What to produce: Restate word for word the lines in the listing below, starting at the line containing "st->madj[f * 12" and ending at the line containing "const int g = warp->grid_index[frame0", both included; leave out the rest.

------------------------------------------------------------

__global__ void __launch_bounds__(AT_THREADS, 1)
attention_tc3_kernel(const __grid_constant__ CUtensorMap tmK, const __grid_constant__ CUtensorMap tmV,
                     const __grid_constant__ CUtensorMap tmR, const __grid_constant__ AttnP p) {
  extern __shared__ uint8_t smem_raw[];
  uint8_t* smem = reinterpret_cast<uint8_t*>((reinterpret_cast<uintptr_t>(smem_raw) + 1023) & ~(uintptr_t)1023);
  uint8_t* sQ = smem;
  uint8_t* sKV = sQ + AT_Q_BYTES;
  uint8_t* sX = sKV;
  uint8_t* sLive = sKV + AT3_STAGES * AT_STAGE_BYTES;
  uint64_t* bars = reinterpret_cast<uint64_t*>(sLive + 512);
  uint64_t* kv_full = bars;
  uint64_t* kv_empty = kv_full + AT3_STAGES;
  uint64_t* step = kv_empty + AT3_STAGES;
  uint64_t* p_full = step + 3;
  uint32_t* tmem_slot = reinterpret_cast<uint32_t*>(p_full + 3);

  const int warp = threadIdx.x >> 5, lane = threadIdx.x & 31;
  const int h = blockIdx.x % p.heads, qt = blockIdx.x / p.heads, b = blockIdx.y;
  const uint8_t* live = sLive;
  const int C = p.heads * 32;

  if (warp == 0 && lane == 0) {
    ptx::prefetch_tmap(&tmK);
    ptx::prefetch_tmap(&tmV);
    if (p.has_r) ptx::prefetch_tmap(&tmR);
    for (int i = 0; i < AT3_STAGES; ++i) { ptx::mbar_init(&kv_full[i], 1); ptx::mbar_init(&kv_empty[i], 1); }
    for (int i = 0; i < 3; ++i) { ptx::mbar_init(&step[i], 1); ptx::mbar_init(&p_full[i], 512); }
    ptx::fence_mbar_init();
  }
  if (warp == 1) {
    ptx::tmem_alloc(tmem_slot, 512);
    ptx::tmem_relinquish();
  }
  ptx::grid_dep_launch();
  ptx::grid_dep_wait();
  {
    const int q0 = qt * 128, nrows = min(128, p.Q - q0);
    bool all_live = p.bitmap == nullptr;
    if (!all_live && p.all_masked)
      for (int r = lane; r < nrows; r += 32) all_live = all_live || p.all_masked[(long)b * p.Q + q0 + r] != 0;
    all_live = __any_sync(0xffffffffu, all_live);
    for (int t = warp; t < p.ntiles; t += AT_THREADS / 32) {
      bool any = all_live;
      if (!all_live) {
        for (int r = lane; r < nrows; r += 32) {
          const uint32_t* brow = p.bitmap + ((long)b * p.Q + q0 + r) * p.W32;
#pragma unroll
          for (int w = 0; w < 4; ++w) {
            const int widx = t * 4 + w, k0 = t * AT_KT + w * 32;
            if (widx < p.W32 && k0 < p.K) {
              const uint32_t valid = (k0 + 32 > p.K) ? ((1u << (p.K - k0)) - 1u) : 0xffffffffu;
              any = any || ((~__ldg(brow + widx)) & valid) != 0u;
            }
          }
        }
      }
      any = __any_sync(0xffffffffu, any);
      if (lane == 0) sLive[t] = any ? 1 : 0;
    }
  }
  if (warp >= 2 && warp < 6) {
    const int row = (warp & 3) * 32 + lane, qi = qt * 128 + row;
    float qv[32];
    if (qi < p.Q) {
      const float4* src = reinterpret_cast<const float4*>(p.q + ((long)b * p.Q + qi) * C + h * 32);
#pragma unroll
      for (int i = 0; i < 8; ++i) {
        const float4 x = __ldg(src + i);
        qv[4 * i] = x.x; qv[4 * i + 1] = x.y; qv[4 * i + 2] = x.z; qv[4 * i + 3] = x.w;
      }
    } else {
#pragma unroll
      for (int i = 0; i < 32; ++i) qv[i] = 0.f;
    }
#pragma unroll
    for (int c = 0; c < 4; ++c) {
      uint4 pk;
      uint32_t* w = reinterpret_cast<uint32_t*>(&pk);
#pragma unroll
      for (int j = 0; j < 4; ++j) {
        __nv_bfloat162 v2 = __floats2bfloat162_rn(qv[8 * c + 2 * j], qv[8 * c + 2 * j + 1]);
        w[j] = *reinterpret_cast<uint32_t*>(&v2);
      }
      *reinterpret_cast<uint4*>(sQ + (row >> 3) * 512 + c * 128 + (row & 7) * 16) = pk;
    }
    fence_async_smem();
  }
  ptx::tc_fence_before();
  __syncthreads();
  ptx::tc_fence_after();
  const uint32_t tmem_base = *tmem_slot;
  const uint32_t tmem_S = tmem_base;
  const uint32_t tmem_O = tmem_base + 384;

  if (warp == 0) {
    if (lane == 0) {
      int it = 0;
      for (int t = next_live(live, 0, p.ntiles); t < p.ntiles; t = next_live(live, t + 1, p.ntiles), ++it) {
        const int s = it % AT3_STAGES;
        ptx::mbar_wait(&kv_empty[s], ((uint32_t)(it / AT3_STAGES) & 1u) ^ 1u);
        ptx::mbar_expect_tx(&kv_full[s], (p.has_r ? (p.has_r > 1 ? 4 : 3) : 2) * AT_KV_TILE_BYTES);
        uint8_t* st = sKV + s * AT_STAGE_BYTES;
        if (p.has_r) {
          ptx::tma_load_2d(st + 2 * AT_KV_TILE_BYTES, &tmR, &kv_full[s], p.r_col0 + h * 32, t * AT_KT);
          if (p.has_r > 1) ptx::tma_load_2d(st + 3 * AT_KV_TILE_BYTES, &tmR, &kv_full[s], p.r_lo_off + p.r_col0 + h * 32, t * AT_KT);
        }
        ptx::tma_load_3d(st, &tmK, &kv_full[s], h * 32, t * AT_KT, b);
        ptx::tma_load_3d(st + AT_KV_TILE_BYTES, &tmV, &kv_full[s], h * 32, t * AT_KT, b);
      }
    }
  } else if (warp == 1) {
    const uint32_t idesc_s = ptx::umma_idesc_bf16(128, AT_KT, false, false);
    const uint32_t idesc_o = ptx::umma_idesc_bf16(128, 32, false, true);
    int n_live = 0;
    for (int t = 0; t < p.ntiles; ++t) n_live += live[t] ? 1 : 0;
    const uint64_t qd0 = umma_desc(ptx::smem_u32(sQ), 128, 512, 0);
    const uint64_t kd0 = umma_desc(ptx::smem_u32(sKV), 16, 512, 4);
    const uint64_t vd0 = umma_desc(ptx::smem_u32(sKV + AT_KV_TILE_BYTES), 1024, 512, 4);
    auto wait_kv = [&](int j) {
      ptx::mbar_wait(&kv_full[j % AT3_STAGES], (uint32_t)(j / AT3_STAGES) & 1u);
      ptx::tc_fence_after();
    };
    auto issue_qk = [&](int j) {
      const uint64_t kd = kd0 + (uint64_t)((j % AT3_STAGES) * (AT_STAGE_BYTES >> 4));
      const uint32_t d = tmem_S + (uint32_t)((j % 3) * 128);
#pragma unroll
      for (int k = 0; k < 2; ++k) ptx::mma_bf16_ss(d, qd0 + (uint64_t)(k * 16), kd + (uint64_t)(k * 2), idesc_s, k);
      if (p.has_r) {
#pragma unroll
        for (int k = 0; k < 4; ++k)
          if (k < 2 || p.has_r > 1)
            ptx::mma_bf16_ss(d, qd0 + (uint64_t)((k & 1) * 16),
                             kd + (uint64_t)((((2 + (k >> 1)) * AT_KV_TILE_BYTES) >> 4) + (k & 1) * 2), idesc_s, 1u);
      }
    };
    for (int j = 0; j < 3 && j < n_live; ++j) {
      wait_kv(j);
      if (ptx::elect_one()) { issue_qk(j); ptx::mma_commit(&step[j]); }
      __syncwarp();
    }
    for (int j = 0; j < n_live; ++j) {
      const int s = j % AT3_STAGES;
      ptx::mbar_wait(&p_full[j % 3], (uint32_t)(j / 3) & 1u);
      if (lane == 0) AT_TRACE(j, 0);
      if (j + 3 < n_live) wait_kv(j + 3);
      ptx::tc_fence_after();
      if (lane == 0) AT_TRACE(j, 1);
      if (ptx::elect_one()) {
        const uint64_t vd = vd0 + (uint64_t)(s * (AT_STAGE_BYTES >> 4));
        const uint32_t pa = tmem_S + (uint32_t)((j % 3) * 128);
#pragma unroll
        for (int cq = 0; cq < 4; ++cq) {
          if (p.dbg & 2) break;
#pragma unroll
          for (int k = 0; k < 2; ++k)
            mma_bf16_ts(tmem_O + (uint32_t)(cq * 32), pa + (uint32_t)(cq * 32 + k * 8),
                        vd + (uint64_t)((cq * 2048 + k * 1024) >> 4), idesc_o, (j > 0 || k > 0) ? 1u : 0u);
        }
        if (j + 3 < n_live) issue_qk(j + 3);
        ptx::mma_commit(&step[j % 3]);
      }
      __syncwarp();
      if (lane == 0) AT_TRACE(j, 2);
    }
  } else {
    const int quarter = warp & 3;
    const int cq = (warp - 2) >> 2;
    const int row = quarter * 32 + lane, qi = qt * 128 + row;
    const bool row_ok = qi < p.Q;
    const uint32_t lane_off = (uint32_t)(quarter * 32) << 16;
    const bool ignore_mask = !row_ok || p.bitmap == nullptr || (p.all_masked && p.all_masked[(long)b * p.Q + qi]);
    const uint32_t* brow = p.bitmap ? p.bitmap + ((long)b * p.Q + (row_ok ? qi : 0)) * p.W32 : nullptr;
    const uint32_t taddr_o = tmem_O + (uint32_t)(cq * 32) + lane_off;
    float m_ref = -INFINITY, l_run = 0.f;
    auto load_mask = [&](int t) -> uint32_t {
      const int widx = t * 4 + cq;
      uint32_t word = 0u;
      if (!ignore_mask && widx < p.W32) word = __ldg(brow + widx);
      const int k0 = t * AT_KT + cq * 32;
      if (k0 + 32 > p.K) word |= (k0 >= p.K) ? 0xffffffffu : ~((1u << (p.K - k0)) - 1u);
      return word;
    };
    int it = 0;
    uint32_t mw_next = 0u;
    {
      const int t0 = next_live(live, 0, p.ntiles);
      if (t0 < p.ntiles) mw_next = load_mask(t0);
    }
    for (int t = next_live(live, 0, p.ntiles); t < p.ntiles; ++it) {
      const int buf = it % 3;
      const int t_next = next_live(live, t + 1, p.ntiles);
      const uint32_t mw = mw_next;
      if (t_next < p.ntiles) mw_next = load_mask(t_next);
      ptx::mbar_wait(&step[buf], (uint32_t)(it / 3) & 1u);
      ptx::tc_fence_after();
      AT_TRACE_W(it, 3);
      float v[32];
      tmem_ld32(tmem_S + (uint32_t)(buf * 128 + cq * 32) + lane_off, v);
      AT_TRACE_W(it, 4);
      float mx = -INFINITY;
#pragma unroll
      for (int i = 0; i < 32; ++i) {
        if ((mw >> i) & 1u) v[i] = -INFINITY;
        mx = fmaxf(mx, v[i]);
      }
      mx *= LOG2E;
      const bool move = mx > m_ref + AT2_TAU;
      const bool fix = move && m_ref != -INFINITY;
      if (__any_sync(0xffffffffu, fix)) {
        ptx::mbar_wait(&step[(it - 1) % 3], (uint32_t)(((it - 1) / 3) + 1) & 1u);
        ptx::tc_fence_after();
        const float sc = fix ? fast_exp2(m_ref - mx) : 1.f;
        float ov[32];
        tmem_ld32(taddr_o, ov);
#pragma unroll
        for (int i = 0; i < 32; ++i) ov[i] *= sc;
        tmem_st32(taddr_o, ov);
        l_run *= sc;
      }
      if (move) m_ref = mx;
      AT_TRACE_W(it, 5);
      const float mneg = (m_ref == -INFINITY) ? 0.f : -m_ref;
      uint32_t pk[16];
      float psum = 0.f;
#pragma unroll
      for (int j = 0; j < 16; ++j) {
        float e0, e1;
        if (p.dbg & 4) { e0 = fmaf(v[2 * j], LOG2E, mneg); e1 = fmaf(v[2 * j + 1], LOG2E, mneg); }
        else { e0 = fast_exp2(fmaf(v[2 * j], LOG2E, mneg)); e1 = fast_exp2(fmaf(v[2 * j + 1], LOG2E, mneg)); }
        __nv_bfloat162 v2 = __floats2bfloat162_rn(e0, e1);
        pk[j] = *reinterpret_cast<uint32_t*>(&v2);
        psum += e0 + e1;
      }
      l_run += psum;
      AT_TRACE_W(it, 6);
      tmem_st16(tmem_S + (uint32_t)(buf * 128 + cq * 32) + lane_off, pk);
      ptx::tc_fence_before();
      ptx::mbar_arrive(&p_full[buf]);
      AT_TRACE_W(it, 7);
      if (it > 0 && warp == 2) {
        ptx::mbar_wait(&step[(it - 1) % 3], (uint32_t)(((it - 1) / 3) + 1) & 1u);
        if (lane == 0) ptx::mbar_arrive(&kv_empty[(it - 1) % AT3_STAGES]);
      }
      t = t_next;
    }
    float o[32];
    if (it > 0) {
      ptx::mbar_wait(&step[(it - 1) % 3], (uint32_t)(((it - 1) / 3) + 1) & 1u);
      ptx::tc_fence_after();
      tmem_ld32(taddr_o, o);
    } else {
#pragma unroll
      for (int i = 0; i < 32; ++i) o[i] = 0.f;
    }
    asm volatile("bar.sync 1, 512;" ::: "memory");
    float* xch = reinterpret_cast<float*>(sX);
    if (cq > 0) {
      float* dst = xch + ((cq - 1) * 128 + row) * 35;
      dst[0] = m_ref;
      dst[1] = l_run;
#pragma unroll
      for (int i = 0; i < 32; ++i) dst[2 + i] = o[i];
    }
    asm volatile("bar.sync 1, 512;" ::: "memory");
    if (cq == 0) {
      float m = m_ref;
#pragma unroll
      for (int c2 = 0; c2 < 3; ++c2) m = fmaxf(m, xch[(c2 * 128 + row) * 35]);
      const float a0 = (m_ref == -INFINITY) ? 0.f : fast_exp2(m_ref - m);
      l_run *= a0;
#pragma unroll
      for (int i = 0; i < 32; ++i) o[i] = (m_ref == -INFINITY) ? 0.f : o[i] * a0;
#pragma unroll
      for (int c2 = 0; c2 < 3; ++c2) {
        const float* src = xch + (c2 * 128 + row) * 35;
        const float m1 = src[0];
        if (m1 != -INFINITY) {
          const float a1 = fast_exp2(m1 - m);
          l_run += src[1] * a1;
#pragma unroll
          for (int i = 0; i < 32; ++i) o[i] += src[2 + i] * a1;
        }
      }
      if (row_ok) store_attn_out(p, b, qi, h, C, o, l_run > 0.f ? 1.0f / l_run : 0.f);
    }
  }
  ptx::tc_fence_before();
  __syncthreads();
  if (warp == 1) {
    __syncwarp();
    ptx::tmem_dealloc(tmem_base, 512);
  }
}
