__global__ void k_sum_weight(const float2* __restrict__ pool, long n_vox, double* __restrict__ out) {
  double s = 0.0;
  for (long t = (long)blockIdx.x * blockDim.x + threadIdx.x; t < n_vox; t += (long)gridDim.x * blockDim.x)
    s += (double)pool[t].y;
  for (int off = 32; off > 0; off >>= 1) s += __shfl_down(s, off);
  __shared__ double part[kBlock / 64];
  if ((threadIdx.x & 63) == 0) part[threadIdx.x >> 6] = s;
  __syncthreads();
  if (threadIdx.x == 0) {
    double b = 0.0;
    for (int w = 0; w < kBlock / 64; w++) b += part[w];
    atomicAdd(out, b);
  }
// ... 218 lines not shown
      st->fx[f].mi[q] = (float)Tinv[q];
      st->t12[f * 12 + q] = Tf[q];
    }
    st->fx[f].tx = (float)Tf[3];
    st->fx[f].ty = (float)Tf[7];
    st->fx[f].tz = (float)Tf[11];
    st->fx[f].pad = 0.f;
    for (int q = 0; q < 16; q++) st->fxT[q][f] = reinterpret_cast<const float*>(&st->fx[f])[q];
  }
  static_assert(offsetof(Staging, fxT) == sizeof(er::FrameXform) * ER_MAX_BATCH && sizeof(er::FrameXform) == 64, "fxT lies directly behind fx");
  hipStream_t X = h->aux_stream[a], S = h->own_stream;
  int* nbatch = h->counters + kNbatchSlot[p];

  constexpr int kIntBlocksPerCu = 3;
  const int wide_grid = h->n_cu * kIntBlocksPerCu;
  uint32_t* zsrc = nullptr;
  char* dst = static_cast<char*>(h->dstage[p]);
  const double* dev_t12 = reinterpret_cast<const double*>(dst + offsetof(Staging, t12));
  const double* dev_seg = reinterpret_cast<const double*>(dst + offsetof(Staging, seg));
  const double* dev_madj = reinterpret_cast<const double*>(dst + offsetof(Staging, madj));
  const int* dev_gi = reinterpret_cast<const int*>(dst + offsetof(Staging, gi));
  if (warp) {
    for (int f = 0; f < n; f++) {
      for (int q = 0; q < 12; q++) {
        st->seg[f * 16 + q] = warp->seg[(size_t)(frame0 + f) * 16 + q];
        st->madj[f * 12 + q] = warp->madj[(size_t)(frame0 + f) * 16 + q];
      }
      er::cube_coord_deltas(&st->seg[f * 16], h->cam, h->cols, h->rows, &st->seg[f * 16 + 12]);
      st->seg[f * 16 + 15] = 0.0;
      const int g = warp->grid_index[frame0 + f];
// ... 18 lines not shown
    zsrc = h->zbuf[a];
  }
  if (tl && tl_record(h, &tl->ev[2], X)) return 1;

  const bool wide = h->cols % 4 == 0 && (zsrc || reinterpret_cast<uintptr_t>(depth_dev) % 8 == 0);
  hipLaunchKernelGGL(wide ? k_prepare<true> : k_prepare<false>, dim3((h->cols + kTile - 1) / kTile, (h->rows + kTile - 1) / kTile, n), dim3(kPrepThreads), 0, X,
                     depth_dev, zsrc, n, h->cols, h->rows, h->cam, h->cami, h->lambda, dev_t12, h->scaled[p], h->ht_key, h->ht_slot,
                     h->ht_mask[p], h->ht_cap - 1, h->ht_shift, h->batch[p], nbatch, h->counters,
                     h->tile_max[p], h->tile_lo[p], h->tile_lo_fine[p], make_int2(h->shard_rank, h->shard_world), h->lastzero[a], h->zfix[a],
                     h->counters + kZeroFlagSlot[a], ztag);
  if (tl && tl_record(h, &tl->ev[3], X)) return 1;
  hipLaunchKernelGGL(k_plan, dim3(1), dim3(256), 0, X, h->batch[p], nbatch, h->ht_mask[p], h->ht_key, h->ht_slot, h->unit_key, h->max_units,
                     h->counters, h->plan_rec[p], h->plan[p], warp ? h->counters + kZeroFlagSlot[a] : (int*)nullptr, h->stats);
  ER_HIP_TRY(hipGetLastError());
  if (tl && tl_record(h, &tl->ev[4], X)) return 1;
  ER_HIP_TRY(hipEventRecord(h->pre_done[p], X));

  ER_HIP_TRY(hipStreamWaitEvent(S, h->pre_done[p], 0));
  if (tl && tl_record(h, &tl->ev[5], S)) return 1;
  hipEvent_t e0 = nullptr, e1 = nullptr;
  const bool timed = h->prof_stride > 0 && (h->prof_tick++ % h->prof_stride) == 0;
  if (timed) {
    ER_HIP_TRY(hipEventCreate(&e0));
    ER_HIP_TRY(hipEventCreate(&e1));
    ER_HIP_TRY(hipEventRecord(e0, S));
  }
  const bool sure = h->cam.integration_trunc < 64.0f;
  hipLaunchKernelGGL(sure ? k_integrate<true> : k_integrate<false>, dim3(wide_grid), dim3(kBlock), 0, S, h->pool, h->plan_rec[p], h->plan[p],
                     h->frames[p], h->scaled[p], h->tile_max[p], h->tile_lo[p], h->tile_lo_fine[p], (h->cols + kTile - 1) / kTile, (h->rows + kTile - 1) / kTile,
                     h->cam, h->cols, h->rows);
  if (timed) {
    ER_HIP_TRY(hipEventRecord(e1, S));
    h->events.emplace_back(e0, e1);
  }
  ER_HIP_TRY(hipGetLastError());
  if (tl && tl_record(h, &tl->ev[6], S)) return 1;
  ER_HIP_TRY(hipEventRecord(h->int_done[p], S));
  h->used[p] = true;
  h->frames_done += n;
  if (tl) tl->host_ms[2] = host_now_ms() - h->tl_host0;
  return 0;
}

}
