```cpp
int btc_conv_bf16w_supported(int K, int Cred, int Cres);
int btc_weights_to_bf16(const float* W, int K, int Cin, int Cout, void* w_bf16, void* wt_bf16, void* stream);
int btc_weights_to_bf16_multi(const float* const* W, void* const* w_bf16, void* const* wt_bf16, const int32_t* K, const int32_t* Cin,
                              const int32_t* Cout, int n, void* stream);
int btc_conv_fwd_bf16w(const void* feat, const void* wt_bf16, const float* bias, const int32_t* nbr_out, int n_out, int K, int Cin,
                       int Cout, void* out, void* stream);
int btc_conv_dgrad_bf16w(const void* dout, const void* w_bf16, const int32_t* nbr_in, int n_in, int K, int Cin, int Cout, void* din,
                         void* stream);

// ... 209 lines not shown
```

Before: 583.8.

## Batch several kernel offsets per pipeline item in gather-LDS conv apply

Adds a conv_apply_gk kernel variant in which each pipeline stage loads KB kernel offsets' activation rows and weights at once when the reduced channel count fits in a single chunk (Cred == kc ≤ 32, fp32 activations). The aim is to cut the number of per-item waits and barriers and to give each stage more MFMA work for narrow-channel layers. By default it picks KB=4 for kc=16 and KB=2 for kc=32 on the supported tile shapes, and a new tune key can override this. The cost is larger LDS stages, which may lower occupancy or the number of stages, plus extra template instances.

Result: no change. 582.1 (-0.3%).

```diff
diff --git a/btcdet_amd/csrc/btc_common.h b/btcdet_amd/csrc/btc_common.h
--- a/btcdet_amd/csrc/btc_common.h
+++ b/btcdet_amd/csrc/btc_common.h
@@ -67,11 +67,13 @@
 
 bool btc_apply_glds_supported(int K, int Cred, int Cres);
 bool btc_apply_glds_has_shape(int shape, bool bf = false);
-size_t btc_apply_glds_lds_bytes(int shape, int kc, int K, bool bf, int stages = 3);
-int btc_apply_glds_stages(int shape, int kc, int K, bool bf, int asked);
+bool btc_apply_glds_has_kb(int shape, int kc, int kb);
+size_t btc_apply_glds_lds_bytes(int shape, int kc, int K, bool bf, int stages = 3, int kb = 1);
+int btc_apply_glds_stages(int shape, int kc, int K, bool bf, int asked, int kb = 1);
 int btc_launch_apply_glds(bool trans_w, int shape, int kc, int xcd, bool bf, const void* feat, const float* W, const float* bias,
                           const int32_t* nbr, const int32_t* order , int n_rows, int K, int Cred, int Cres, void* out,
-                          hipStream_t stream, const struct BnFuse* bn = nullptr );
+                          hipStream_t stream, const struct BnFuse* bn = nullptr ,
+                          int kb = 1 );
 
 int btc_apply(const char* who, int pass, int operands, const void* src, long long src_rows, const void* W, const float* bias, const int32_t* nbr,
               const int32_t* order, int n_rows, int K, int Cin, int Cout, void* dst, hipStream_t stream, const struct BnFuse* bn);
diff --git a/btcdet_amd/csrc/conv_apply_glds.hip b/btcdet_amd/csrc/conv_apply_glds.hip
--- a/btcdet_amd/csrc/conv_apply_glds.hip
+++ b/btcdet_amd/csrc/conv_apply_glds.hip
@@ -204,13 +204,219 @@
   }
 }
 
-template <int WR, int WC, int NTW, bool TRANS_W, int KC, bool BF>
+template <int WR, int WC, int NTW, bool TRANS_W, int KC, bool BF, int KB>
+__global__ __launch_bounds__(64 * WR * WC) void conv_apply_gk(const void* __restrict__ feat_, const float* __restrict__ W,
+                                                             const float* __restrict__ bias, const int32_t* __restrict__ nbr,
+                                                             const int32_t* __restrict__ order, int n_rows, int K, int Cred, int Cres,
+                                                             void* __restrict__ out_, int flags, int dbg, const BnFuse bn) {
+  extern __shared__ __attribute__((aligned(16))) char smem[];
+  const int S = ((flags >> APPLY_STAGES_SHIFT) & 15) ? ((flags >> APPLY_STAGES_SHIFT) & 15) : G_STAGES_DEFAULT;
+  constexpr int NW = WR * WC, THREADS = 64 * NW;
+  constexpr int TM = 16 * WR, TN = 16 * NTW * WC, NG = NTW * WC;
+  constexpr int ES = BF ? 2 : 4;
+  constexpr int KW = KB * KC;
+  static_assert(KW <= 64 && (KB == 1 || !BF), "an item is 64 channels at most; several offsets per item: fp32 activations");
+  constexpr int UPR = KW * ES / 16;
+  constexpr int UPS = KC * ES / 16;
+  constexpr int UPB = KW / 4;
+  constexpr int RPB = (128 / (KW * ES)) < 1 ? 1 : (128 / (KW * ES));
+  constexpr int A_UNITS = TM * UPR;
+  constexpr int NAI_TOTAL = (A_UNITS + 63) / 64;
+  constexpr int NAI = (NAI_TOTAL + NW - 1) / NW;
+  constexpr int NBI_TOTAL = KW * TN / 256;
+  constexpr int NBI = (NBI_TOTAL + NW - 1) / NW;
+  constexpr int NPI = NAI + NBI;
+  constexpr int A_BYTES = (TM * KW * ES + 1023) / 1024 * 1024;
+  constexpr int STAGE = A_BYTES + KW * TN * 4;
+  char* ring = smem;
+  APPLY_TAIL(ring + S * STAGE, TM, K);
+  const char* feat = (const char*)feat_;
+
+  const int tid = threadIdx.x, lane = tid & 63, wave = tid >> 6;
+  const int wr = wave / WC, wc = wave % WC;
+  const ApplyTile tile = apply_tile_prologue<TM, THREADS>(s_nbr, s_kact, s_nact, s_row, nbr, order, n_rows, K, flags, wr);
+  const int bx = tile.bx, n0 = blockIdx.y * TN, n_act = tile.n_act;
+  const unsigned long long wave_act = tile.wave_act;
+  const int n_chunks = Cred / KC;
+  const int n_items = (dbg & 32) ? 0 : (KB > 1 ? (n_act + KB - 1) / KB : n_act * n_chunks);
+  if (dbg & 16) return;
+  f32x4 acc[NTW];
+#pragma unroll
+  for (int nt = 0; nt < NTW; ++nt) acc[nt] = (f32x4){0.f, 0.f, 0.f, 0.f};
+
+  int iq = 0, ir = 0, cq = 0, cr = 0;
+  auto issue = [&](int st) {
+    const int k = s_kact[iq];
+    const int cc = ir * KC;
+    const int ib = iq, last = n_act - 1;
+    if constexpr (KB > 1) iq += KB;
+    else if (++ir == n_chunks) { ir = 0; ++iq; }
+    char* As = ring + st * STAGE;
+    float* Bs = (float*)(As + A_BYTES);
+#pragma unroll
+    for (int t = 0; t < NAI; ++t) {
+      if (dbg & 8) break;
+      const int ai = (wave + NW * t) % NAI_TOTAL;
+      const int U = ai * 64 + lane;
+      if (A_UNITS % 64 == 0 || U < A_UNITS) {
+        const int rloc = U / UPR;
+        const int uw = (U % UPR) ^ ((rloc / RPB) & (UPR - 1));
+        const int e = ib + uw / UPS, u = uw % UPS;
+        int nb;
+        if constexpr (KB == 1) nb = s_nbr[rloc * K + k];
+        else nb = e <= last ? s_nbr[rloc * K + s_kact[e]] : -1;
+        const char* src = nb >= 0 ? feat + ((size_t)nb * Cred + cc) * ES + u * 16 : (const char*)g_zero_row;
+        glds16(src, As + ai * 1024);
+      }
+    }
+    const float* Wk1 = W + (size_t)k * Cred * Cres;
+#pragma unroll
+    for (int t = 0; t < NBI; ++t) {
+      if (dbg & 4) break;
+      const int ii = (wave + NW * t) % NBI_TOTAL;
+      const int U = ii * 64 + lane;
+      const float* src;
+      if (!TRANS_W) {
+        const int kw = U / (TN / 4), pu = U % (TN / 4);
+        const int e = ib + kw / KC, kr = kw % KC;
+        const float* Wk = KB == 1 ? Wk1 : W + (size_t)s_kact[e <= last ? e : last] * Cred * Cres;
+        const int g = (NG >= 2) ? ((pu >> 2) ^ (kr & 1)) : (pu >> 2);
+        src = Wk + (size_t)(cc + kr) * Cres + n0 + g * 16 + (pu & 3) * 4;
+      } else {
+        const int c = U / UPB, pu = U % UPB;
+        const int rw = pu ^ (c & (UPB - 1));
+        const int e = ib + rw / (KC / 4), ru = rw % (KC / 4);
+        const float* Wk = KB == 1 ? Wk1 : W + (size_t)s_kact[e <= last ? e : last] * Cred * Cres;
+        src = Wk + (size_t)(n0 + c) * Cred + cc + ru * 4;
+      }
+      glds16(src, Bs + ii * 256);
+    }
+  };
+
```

------------------------------------------------------------

Expected answer:
        st->madj[f * 12 + q] = warp->madj[(size_t)(frame0 + f) * 16 + q];
      }
      er::cube_coord_deltas(&st->seg[f * 16], h->cam, h->cols, h->rows, &st->seg[f * 16 + 12]);
      st->seg[f * 16 + 15] = 0.0;
      const int g = warp->grid_index[frame0 + f];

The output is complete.